The difference is mostly in the last part, where we calculate the Y based on the new “(1/(1 + pow( e()…” code, and the fact that we randomize Y sometimes instead of calculating it using a variable created called NewRandomNumberList.

The code “(1/(1 + pow( e()….” is coming from something called a “Sigmoid Function”. A sigmoid function is a “trigger function”, and it basically works like a “binary converter”. It takes any value, and return a value between 0 and 1.

The function can be plotted like this:

The Sigmoid function takes the result from the linear hypothesis, and outputs a value between 0 and 1. The more negative value from the linear hypothesis, the closer Sigmoid returns 0, and the more positive values from the hypothesis, Sigmoid will return 1.

So if we say that a customer will leave = 1, and a customer will stay = 0 – the result of the algorithm will do its best to understand what values the linear hypothesis return that give back a correct sigmoid output.

You don’t need to understand the mathematics really – just be reassured it works!

 

So now you have an app that can help you predict if your customers are going to keep buying from you, or if they are on a path of buying from someone else – perhaps even before they know it! And you see! You did not have to learn Python!

Go ahead! Call them asap, what are you waiting for?


Final words

In the beginning of this project I was not expecting that running Machine Algorithms like this to be practically useful – it was more the way for me to learn about this and understand how the algorithms work.

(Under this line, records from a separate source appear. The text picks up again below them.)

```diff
     const int next = tile + gridDim.x;
-    if (next < p.ntiles) fetch(next, nxt);
+    if (next < p.ntiles) fetch(next, cur);
+    STEM_STAMP(3);
     __syncthreads();
-    f32x16 acc;
-#pragma unroll
-    for (int r = 0; r < 16; ++r) acc[r] = 0.f;
-    const unsigned char *wrow = lds + WB + ncol * WPITCH;
-#pragma unroll
-    for (int ks = 0; ks < KSTEPS; ++ks) {
-      constexpr int NT = 49;
-      const int ta0 = 4 * ks < NT ? 4 * ks : NT - 1, ta1 = 4 * ks + 1 < NT ? 4 * ks + 1 : NT - 1;
-      const int tb0 = 4 * ks + 2 < NT ? 4 * ks + 2 : NT - 1, tb1 = 4 * ks + 3 < NT ? 4 * ks + 3 : NT - 1;
-      const int oa0 = ((ta0 / 7) * IPITCH + ta0 % 7) * 8, oa1 = ((ta1 / 7) * IPITCH + ta1 % 7) * 8;
-      const int ob0 = ((tb0 / 7) * IPITCH + tb0 % 7) * 8, ob1 = ((tb1 / 7) * IPITCH + tb1 % 7) * 8;
-      const int o0 = abase + (hh ? ob0 : oa0), o1 = abase + (hh ? ob1 : oa1);
-      const f16x4 h0 = *reinterpret_cast<const f16x4 *>(lds + PB + o0), h1 = *reinterpret_cast<const f16x4 *>(lds + PB + o1);
-      const f16x4 l0 = *reinterpret_cast<const f16x4 *>(lds + PB + PPLANE + o0), l1 = *reinterpret_cast<const f16x4 *>(lds + PB + PPLANE + o1);
-      const f16x8 ah = {h0[0], h0[1], h0[2], h0[3], h1[0], h1[1], h1[2], h1[3]};
-      const f16x8 al = {l0[0], l0[1], l0[2], l0[3], l1[0], l1[1], l1[2], l1[3]};
-      const f16x8 bh = *reinterpret_cast<const f16x8 *>(wrow + (16 * ks + 8 * hh) * 2);
-      const f16x8 bl = *reinterpret_cast<const f16x8 *>(wrow + WPLANE + (16 * ks + 8 * hh) * 2);
-      acc = ymi_mfma32(ah, bl, acc);
-      acc = ymi_mfma32(al, bh, acc);
-      acc = ymi_mfma32(ah, bh, acc);
-    }
+    STEM_STAMP(4);
+    const int hv = reinterpret_cast<const int *>(lds + HALF)[t];
     const int sy0 = 2 * (ty * PH) - 1, sx0 = 2 * (tx * PW) - 1;
-#pragma unroll
-    for (int r = 0; r < 16; ++r) {
-      const int row = mt * 32 + crow(r, lane);
-      const int i = row / SW, j = row - i * SW;
-      const bool ok = row < SH * SW && (unsigned)(sy0 + i) < (unsigned)p.Hs && (unsigned)(sx0 + j) < (unsigned)p.Ws;
-      float v = (acc[r] * inv) * sc + bi;
-      v = v > 0.f ? v : 0.f;
-      et[row * EPITCH + ncol] = ok ? v : -__builtin_inff();
-    }
+    const bool inner = sy0 >= 0 && sx0 >= 0 && sy0 + SH <= p.Hs && sx0 + SW <= p.Ws;
+    {
+      f32x16 acc;
+#pragma unroll
+      for (int r = 0; r < 16; ++r) acc[r] = 0.f;
+#pragma unroll
+      for (int ks = 0; ks < KSTEPS; ++ks) {
+        constexpr int NT = 49;
+        const int ta0 = 4 * ks < NT ? 4 * ks : NT - 1, ta1 = 4 * ks + 1 < NT ? 4 * ks + 1 : NT - 1;
+        const int tb0 = 4 * ks + 2 < NT ? 4 * ks + 2 : NT - 1, tb1 = 4 * ks + 3 < NT ? 4 * ks + 3 : NT - 1;
+        const int oa0 = pslot(ta0 / 7, ta0 % 7) * 8, oa1 = pslot(ta1 / 7, ta1 % 7) * 8;
+        const int ob0 = pslot(tb0 / 7, tb0 % 7) * 8, ob1 = pslot(tb1 / 7, tb1 % 7) * 8;
+        const unsigned char *q0 = lds + PB + abase + __mul24(hv, ob0 - oa0) + oa0;
+        const unsigned char *q1 = lds + PB + abase + __mul24(hv, ob1 - oa1) + oa1;
+        const f16x4 h0 = *reinterpret_cast<const f16x4 *>(q0), h1 = *reinterpret_cast<const f16x4 *>(q1);
+        const f16x4 l0 = *reinterpret_cast<const f16x4 *>(q0 + PL), l1 = *reinterpret_cast<const f16x4 *>(q1 + PL);
+        const f16x8 ah = {h0[0], h0[1], h0[2], h0[3], h1[0], h1[1], h1[2], h1[3]};
+        const f16x8 al = {l0[0], l0[1], l0[2], l0[3], l1[0], l1[1], l1[2], l1[3]};
+        acc = ymi_mfma32(ah, bl[ks], acc);
+        acc = ymi_mfma32(al, bh[ks], acc);
+        acc = ymi_mfma32(ah, bh[ks], acc);
+      }
+      float *erow = et + (mw * 32 + 4 * hh) * EPITCH + ncol;
+      if (inner) {
+#pragma unroll
+        for (int r = 0; r < 16; ++r) {
+          const float v = (acc[r] * inv) * sc + bi;
+          erow[crow(r, 0) * EPITCH] = v > 0.f ? v : 0.f;
+        }
+      } else {
+#pragma unroll
+        for (int r = 0; r < 16; ++r) {
+          const int ij = pix[mw * 32 + 4 * hh + crow(r, 0)];
+          const bool ok = (unsigned)(sy0 + (ij >> 8)) < (unsigned)p.Hs && (unsigned)(sx0 + (ij & 255)) < (unsigned)p.Ws;
+          float v = (acc[r] * inv) * sc + bi;
+          v = v > 0.f ? v : 0.f;
+          erow[crow(r, 0) * EPITCH] = ok ? v : -__builtin_inff();
+        }
+      }
+    }
+    STEM_STAMP(5);
     __syncthreads();
-    const int c = t & 63;
-#pragma unroll
-    for (int k = 0; k < (PH * PW + 7) / 8; ++k) {
-      const int q = (t >> 6) + 8 * k;
+    STEM_STAMP(6);
+    const int c4 = t & 15;
+#pragma unroll
+    for (int k = 0; k < (PH * PW * 16 + NTHR - 1) / NTHR; ++k) {
+      const int q = (t >> 4) + (NTHR / 16) * k;
       if (q < PH * PW) {
         const int qy = q / PW, qx = q - qy * PW;
         const int py = ty * PH + qy, px = tx * PW + qx;
-        float mx = -__builtin_inff();
-#pragma unroll
-        for (int dy = 0; dy < 3; ++dy)
-#pragma unroll
-          for (int dx = 0; dx < 3; ++dx) mx = fmaxf(mx, et[((2 * qy + dy) * SW + 2 * qx + dx) * EPITCH + c]);
+        f32x4 mx;
+#pragma unroll
+        for (int dx = 0; dx < 3; ++dx) {
+          const float *e = et + ((2 * qy) * SW + 2 * qx + dx) * EPITCH + 4 * c4;
+          const f32x4 v0 = *reinterpret_cast<const f32x4 *>(e), v1 = *reinterpret_cast<const f32x4 *>(e + SW * EPITCH);
+          const f32x4 v2 = *reinterpret_cast<const f32x4 *>(e + 2 * SW * EPITCH);
+#pragma unroll
+          for (int ch = 0; ch < 4; ++ch) {
+            const float cm = fmaxf(fmaxf(v0[ch], v1[ch]), v2[ch]);
+            mx[ch] = dx ? fmaxf(mx[ch], cm) : cm;
+          }
+        }
         if (py < p.Hp && px < p.Wp) {
-          p.y[(((size_t)b * p.Hp + py) * p.Wp + px) * COUT + c] = mx;
-          amy = fmaxf(amy, fabsf(mx));
-        }
-      }
-    }
-#pragma unroll
-    for (int k = 0; k < 2; ++k)
-#pragma unroll
-      for (int ch = 0; ch < 3; ++ch) cur[k][ch] = nxt[k][ch];
+          *reinterpret_cast<f32x4 *>(p.y + (((size_t)b * p.Hp + py) * p.Wp + px) * COUT + 4 * c4) = mx;
+          amy = fmaxf(amy, ymi_absmax4(mx));
+        }
+      }
+    }
+    STEM_STAMP(7);
   }
   if (p.y_amax) ymi_amax_finish(apre, amy);
+#ifdef YMI_DIAGNOSTICS
+  if (p.trace && lane == 0 && (wave == 0 || wave == 3)) {
+    unsigned long long *o_ = p.trace + 16 * (size_t)blockIdx.x + (wave == 0 ? 0 : 8);
+#pragma unroll
+    for (int i = 0; i < 8; ++i) o_[i] = tr_[i];
+  }
+#endif
 #endif
 }
 
@@ -194,13 +246,20 @@
   p.ntiles = p.tiles_x * p.tiles_y * d->B;
   p.w = (const unsigned short *)d->w_h2; p.cout_pad = d->cout_pad;
   p.scale = d->scale_h2; p.bias = d->bias; p.y_amax = d->y_amax;
+  p.trace = nullptr;
+#ifdef YMI_DIAGNOSTICS
+  { const char *e = getenv("YMI_STEM_TRACE"); p.trace = e ? (unsigned long long *)strtoull(e, nullptr, 0) : nullptr; }
+#endif
   hipStream_t s = (hipStream_t)stream;
   const double flops = 2.0 * d->B * p.Hs * p.Ws * 64.0 * 147.0;
   const int pr = ymi_internal_prof_begin(flops, YMI_TILE_H2 | YMI_TILE_64x64, 8, s);
   int dev = 0, cus = 256;
   hipGetDevice(&dev);
   hipDeviceGetAttribute(&cus, hipDeviceAttributeMultiprocessorCount, dev);
-  const int grid = p.ntiles < cus ? p.ntiles : cus;
+  int grid = p.ntiles < WG_PER_CU * cus ? p.ntiles : WG_PER_CU * cus;
+#ifdef YMI_DIAGNOSTICS
+  { const char *e = getenv("YMI_STEM_GRID"); if (e && atoi(e) > 0 && atoi(e) < grid) grid = atoi(e); }
+#endif
   hipLaunchKernelGGL(stem_pool_k, dim3(grid), dim3(NTHR), 0, s, p);
   const int rc = ymi_launch_status();
   ymi_internal_prof_end(pr, s);
```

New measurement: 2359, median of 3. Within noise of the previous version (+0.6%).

After running this Logistical Descent Algorithm on a data set containing 50’000 rows with 5 input columns – on my laptop – it took 3 minutes to reach close to 99.5% “correctness”, I let it iterate 400 times. Then I tested running the algorithm on 500’000 rows of test data. After 500 iterations and about 30 minutes of calculation the prediction was 99.2%. And this is just when running on my laptop using Qlik Sense Desktop. I started experimenting in running the the code on 5’000’000 rows of data. Still, the same result – very high rate of correct predictions, and in some cases I reached 100% correct predictions for 500 new test values after just 7 minutes of calculations! The is very scalable!

The different versions of Gradient Descent called Batch gradient descent, Stochastic gradient descent and Mini-batch gradient descent are all different ways to handle Gradient Descent when the data sets are really large. You basically split up the original data set in smaller sets and run the algorithm many ways in “batches” of data. The end result is usually a faster calculation (because you don’t actually end up calculating on every row) but with the negative effect of a less good prediction model.

 

But when we do the code inside Qlik Script, there is no need to do this kind of batch processing, because at the end of the day – the power of the Qlik Engine and the In-Memory-Processing we have in Qlik- it just fits perfectly! No need to invest in new Machine Learning Servers if all you need is Gradient Descent!  – You already have the power in your current Qlik Sense Platform!